┌──
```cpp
__global__ __launch_bounds__(kWG) void found_kernel(FoundParams r) {
  __shared__ uint32_t s_found[kFoundLds];
  const int tid = threadIdx.x, lane = tid & 63;
  const uint32_t w = blockIdx.x;
  const uint32_t g0 = r.ranges[w], nbuf = r.ranges[w + 1] - g0, nl = min(nbuf, kFoundLds);
  for (uint32_t i = tid; i < nl; i += kWG) s_found[i] = 0;
  __syncthreads();
  const uint64_t k0 = uint64_t(r.chunk0[w]) * kChunk, k1 = k0 + uint64_t(r.used[w]) * kChunk;
  const uint64_t gmask = (1ull << r.gbits) - 1;
  const NMG_GLOBAL uint64_t* const xwords = (const NMG_GLOBAL uint64_t*)pool_vbase(r.pieces, r.pk, r.chunk0[w]);
  constexpr int kU = 4;
  for (uint64_t k = k0 + tid; k < k1; k += kU * kWG) {
    uint64_t bits[kU], xw[kU];
#pragma unroll
    for (int u = 0; u < kU; u++) {
      const uint64_t kk = k + u * kWG;
      bits[u] = kk < k1 && (r.cmeta[kk / kChunk] >> 24) ? r.cmatch[kk / kChunk] : 0ull;
      xw[u] = ((bits[u] >> lane) & 1) ? xwords[2 * kk + 1] >> r.gshift : 0ull;
    }
#pragma unroll
    for (int u = 0; u < kU; u++) {
      if (!((bits[u] >> lane) & 1)) continue;
      const uint32_t g = (uint32_t)(xw[u] & gmask);
      if (g - g0 < nl) atomicAdd(&s_found[g - g0], 1u);
      else atomicAdd(r.bufcnt + r.nb_bufs + g, 1u);
    }
  }
  __syncthreads();
  for (uint32_t i = tid; i < nl; i += kWG)
    if (s_found[i]) atomicAdd(r.bufcnt + r.nb_bufs + g0 + i, s_found[i]);
}


hipError_t launch_route(uint32_t grid, hipStream_t s, const RouteParams& r) {
  const bool timing = (r.p.flags & kDbgRouteTiming) != 0, tl = r.p.tl != nullptr || r.p.cost != nullptr;
  if (timing && tl) hipLaunchKernelGGL((route2_kernel<true, true>), dim3(grid), dim3(kR2WG), 0, s, r);
  else if (timing) hipLaunchKernelGGL((route2_kernel<true, false>), dim3(grid), dim3(kR2WG), 0, s, r);
  else if (tl) hipLaunchKernelGGL((route2_kernel<false, true>), dim3(grid), dim3(kR2WG), 0, s, r);
  else hipLaunchKernelGGL((route2_kernel<false, false>), dim3(grid), dim3(kR2WG), 0, s, r);
  return hipGetLastError();
}

hipError_t launch_plan(hipStream_t s, const PlanParams& r) {
  if (r.nparts) hipLaunchKernelGGL(plan_cols_kernel, dim3((r.nparts + 63) / 64), dim3(kWG), 0, s, r);
  hipLaunchKernelGGL(plan_kernel, dim3(1), dim3(kWG), 0, s, r);
  return hipGetLastError();
}

hipError_t launch_overflow(hipStream_t s, const RouteParams& r) {
  hipLaunchKernelGGL(overflow_kernel, dim3(1024), dim3(256), 0, s, r);
  return hipGetLastError();
}

hipError_t launch_count(uint32_t grid, hipStream_t s, const CountParams& r) {
  hipLaunchKernelGGL(count_kernel, dim3(grid), dim3(kWG), 0, s, r);
  return hipGetLastError();
}

hipError_t launch_scatter(uint32_t grid, hipStream_t s, const ScatterParams& r) {
  hipLaunchKernelGGL(scatter_kernel, dim3(grid), dim3(kWG), 0, s, r);
  return hipGetLastError();
}

template <bool INSTR, bool PACKED>
static void launch_local_as(bool extra, uint32_t grid, hipStream_t s, const LocalParams& r) {
  if (extra) hipLaunchKernelGGL((local_kernel<INSTR, PACKED, true>), dim3(grid), dim3(kLWG), 0, s, r);
  else hipLaunchKernelGGL((local_kernel<INSTR, PACKED, false>), dim3(grid), dim3(kLWG), 0, s, r);
}

hipError_t launch_local(uint32_t grid, hipStream_t s, const LocalParams& r) {
  constexpr uint32_t kInstr = kDbgLocalTiming | kDbgLocalNoWork | kDbgLocalNoSearch | kDbgLocalNoObj |
                              kDbgLocalNoPage | kDbgLocalAtomics;
  const bool instr = (r.p.flags & kInstr) != 0, packed = r.pe_cmap != nullptr;
  const bool extra = (r.p.flags & NMG_F_OBJECT_LEVELS) != 0 || r.p.smatch != nullptr || r.p.tl != nullptr ||
                     r.p.cost != nullptr;
  if (packed) {
    if (instr) launch_local_as<true, true>(extra, grid, s, r);
    else launch_local_as<false, true>(extra, grid, s, r);
  } else {
    if (instr) launch_local_as<true, false>(extra, grid, s, r);
    else launch_local_as<false, false>(extra, grid, s, r);
  }
  return hipGetLastError();
}

hipError_t launch_found(uint32_t grid, hipStream_t s, const FoundParams& r) {
  hipLaunchKernelGGL(found_kernel, dim3(grid), dim3(kWG), 0, s, r);
  return hipGetLastError();
}

}
```

Baseline: 48.54 billion.

## Reload rare-path kernel args from kernarg segment; speculate first old-LDS probe

Rare branches (escape resolve, ambiguous match, older-chain search, big weights, global hist, extras) now re-read the kernel arguments they need straight from the kernarg segment, rather than keeping them live in scalar registers across the main loop. This is meant to lower SGPR/VGPR pressure in the hot loop. The older-LDS search also loads the first candidate for both lanes' items without branching, resolves it with predicated selects, and only falls back to the serial loop when more candidates remain. The cost is extra scalar loads on the rare paths and an unconditional LDS read per item.

```diff
diff --git a/numamma_amd/csrc/nmg_route.hip b/numamma_amd/csrc/nmg_route.hip
--- a/numamma_amd/csrc/nmg_route.hip
+++ b/numamma_amd/csrc/nmg_route.hip
@@ -978,15 +978,31 @@
 __device__ __forceinline__ void lds_pair(uint2& a, uint2& b) {
   asm volatile("" : "+v"(a.x), "+v"(a.y), "+v"(b.x), "+v"(b.y));
 }
-
-__device__ __forceinline__ uint64_t entry_id(const LocalParams& lp, uint32_t pos) {
-  return lp.pe_ids ? lp.pe_ids[pos] : pos;
-}
-
-__device__ __forceinline__ int32_t match_older_pos(const Params& p, uint32_t first, uint32_t count, uint64_t addr,
-                                                   uint64_t ts, uint64_t& baddr, uint64_t& hist) {
+__device__ __forceinline__ void lds_pair(uint32_t& a, uint32_t& b) { asm volatile("" : "+v"(a), "+v"(b)); }
+
+#define NMG_KAS __attribute__((address_space(4)))
+typedef const NMG_KAS LocalParams* KArgs;
+__device__ __forceinline__ KArgs rare_args() {
+  KArgs k = (KArgs)__builtin_amdgcn_kernarg_segment_ptr();
+  asm volatile("" : "+s"(k));
+  return k;
+}
+template <typename T>
+__device__ __forceinline__ T karg(const NMG_KAS T* f) {
+  T v;
+  __builtin_memcpy(&v, f, sizeof(T));
+  return v;
+}
+
+__device__ __forceinline__ uint64_t entry_id(const uint32_t* pe_ids, uint32_t pos) {
+  return pe_ids ? pe_ids[pos] : pos;
+}
+__device__ __forceinline__ uint64_t entry_id(const LocalParams& lp, uint32_t pos) { return entry_id(lp.pe_ids, pos); }
+
+__device__ __forceinline__ int32_t match_older_pos(const DevEntry* chain, uint32_t first, uint32_t count,
+                                                   uint64_t addr, uint64_t ts, uint64_t& baddr, uint64_t& hist) {
   for (uint32_t j = first + 1; j < first + count; j++) {
-    const uint4* r = reinterpret_cast<const uint4*>(p.chain + j);
+    const uint4* r = reinterpret_cast<const uint4*>(chain + j);
     const uint4 ra = r[0], rb = r[1];
     if (entry_match(ra, rb, addr, ts)) {
       const uint4 rc = r[2];
@@ -1158,10 +1174,14 @@
         esc |= valid[j] && xr[j].esc;
       }
       if (__ballot(esc)) {
+        const KArgs ka = rare_args();
+        const XLayout rxl = karg(&ka->xl);
+        const uint8_t* rdata = ka->p.data;
+        const BufDesc* rdescs = ka->descs;
 #pragma unroll
         for (int j = 0; j < kLC; j++)
           if (valid[j] && xr[j].esc) {
-            x_resolve(xr[j], lp.xl, p.data, lp.descs);
+            x_resolve(xr[j], rxl, rdata, rdescs);
             xr[j].addr -= k0key;
           }
         vm_drain();
@@ -1265,11 +1285,14 @@
         if (INSTR && tim) rt.acc[10] +=(uint64_t)__popcll(__ballot(amb[j]));
       }
       if (__ballot(anyamb)) {
+        const KArgs ka = rare_args();
+        const uint64_t tbase = ka->xl.tbase;
+        const uint4* pe_nodes = ka->pe_nodes;
 #pragma unroll
         for (int j = 0; j < kLC; j++) {
           if (!amb[j]) continue;
-          const uint64_t fa = k0key + addr[j], ft = xr[j].esc ? ts[j] : lp.xl.tbase + ts[j];
-          const uint4* gq = lp.pe_nodes + (uint64_t(q) * kPartSlots + (uint32_t)r[j]) * 2;
+          const uint64_t fa = k0key + addr[j], ft = xr[j].esc ? ts[j] : tbase + ts[j];
+          const uint4* gq = pe_nodes + (uint64_t(q) * kPartSlots + (uint32_t)r[j]) * 2;
           const uint4 na = gq[0], nb = gq[1];
           if (entry_match(na, nb, fa, ft)) {
             erel[j] = (int32_t)(s_pn[r[j]].w & 2047u);
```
└──
Assignment:
Within the data above, find the lines that contain the word "FoundParams" and copy each of them.

Task response:
__global__ __launch_bounds__(kWG) void found_kernel(FoundParams r) {
hipError_t launch_found(uint32_t grid, hipStream_t s, const FoundParams& r) {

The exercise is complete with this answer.